Task statement: Take the lines below from the first through the one that contains "const int group0" and copy them exactly.
******
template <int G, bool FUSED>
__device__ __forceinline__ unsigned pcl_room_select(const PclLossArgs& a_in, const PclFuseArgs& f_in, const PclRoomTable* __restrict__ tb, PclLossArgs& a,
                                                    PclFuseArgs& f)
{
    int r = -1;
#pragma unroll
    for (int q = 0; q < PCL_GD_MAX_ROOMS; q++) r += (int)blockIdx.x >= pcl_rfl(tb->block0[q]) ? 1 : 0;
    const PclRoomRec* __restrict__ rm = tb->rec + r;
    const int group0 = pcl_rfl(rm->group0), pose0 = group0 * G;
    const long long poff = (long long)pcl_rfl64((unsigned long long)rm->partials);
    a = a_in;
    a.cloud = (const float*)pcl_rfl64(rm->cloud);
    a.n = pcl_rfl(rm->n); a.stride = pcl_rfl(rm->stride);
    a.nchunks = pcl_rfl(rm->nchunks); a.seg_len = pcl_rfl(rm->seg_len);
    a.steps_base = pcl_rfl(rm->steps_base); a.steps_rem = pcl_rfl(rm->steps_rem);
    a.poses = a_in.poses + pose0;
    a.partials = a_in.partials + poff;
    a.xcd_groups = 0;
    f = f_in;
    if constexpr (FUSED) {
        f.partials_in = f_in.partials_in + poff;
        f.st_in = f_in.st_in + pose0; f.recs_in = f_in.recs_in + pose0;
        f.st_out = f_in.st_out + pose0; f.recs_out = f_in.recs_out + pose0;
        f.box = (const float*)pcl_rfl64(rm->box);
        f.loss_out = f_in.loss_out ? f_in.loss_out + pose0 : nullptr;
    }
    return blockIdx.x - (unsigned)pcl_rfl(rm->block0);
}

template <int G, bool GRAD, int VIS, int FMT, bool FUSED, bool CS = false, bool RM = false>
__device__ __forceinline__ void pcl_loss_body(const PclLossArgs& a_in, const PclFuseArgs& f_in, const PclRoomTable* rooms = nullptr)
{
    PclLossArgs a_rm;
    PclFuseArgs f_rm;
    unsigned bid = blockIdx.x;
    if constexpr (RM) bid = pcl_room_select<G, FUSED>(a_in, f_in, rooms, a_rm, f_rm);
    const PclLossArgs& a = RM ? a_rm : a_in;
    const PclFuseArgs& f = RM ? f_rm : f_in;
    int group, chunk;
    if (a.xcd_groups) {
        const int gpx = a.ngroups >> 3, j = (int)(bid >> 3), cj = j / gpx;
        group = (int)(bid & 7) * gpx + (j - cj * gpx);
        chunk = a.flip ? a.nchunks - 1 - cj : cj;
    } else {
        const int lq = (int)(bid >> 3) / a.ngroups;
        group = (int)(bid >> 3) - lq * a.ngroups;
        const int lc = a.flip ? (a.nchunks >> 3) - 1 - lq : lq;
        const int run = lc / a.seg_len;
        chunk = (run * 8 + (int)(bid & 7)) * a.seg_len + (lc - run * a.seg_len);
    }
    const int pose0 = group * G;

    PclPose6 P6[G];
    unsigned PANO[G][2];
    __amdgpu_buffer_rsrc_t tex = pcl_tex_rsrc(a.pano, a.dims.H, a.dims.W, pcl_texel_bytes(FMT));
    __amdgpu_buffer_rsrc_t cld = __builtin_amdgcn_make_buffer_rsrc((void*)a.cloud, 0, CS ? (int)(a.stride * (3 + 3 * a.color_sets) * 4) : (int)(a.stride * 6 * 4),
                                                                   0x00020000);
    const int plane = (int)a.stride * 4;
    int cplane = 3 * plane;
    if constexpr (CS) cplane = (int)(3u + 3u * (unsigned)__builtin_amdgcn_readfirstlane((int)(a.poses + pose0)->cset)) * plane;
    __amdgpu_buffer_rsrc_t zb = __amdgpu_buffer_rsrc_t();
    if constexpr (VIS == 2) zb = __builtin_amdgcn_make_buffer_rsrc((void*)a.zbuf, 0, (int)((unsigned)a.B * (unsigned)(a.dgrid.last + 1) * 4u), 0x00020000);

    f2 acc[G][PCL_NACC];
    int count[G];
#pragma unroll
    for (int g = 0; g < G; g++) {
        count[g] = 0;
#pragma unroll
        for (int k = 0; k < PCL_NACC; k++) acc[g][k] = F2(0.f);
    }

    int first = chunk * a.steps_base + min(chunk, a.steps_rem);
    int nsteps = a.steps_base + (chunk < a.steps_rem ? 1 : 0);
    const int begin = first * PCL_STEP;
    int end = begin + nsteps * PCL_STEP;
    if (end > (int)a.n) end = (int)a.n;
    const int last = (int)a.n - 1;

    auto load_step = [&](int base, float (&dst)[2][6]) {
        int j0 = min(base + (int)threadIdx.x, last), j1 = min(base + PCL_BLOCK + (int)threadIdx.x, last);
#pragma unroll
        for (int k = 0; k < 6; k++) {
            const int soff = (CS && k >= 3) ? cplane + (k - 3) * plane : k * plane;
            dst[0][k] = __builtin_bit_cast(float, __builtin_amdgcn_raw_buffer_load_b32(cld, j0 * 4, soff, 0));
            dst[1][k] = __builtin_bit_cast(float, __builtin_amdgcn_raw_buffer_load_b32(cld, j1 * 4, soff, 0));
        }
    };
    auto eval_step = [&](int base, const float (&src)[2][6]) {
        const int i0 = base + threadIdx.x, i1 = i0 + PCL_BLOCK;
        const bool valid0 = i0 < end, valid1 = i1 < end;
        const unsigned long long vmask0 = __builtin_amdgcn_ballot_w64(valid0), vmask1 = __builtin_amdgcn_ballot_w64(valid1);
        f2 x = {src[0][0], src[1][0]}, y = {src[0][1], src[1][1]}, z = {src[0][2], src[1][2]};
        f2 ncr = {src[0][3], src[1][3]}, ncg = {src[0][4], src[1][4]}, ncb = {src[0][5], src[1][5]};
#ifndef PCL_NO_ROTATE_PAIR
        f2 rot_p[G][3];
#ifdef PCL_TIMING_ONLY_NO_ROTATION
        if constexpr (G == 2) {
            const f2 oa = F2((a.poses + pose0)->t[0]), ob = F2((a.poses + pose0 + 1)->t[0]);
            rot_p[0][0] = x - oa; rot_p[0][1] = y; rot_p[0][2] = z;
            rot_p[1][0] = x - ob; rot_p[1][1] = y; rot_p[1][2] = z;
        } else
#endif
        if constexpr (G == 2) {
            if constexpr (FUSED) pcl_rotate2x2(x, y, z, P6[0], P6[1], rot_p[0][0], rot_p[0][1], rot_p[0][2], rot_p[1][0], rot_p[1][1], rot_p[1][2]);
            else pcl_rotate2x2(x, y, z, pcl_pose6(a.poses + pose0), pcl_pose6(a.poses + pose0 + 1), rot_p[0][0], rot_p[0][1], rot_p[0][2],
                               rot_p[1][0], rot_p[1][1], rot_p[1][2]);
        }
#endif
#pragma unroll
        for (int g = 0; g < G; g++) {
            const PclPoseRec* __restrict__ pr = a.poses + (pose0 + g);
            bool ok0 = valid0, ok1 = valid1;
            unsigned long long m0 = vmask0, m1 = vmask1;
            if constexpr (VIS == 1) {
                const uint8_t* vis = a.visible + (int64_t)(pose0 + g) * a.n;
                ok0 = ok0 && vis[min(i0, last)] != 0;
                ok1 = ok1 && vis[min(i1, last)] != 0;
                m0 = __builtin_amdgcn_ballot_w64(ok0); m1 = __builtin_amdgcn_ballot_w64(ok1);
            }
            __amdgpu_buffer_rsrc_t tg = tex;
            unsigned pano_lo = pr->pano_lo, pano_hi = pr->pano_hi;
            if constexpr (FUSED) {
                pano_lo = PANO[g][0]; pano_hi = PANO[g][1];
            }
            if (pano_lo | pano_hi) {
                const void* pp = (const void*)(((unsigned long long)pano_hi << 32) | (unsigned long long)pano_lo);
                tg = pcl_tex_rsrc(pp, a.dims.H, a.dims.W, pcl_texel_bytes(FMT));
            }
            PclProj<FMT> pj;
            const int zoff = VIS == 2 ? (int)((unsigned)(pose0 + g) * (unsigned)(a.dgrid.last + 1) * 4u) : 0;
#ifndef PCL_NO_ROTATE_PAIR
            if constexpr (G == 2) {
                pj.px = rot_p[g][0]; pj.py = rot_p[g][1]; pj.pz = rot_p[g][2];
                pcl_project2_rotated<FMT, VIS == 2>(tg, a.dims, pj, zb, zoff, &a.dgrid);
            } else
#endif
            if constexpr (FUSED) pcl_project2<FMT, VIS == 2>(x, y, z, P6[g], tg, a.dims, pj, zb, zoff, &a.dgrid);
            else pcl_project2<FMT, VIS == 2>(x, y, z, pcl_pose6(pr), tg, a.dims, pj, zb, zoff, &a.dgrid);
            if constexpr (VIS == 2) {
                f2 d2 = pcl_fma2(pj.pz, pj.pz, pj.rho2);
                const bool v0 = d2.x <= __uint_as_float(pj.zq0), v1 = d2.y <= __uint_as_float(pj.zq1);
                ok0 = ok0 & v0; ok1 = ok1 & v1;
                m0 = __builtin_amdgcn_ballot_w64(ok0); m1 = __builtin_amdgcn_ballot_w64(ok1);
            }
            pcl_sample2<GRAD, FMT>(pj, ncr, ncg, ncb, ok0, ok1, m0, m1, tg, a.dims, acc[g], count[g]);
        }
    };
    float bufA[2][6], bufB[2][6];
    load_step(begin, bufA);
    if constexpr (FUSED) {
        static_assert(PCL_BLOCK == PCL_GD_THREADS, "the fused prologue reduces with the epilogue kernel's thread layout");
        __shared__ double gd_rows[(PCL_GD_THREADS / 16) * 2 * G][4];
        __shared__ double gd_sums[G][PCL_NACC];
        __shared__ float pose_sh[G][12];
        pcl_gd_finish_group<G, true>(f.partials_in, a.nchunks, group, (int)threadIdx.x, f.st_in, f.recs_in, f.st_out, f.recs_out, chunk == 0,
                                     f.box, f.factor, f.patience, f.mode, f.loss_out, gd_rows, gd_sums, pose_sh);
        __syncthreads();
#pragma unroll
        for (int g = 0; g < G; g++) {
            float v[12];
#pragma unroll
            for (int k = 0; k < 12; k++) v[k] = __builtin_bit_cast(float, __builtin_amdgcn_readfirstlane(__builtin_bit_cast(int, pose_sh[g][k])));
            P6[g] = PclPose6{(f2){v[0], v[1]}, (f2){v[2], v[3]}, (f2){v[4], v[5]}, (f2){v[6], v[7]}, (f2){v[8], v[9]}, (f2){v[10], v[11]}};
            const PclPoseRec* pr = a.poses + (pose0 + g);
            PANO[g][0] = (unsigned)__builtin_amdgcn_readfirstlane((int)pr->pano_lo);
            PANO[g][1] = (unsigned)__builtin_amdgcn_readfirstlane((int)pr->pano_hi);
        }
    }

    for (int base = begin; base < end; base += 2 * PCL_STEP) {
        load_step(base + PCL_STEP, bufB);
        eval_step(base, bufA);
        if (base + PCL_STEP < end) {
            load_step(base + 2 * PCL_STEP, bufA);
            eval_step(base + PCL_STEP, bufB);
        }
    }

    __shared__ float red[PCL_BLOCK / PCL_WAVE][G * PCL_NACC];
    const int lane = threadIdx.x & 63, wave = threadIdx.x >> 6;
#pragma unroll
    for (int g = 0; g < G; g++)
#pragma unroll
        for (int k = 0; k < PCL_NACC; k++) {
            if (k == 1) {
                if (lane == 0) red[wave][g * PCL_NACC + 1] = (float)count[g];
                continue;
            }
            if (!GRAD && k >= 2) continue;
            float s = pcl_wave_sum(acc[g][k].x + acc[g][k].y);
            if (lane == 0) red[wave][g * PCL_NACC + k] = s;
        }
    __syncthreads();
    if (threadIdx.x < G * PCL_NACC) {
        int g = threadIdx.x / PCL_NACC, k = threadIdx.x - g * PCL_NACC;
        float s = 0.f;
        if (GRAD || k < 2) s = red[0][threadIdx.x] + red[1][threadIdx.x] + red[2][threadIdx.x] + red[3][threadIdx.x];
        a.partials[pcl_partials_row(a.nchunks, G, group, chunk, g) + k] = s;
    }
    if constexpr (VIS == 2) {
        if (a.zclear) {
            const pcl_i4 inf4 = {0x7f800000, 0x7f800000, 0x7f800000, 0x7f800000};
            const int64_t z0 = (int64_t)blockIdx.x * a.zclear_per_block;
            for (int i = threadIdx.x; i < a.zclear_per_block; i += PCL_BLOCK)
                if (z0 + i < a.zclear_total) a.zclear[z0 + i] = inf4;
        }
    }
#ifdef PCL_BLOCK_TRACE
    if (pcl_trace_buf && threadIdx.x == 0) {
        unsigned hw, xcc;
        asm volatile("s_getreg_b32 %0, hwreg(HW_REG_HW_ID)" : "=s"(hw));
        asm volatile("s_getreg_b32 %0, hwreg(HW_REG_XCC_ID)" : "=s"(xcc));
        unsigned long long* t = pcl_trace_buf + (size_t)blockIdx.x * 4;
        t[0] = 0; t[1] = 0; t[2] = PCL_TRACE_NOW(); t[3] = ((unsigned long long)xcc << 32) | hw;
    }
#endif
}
******
Exercise solution:
template <int G, bool FUSED>
__device__ __forceinline__ unsigned pcl_room_select(const PclLossArgs& a_in, const PclFuseArgs& f_in, const PclRoomTable* __restrict__ tb, PclLossArgs& a,
                                                    PclFuseArgs& f)
{
    int r = -1;
#pragma unroll
    for (int q = 0; q < PCL_GD_MAX_ROOMS; q++) r += (int)blockIdx.x >= pcl_rfl(tb->block0[q]) ? 1 : 0;
    const PclRoomRec* __restrict__ rm = tb->rec + r;
    const int group0 = pcl_rfl(rm->group0), pose0 = group0 * G;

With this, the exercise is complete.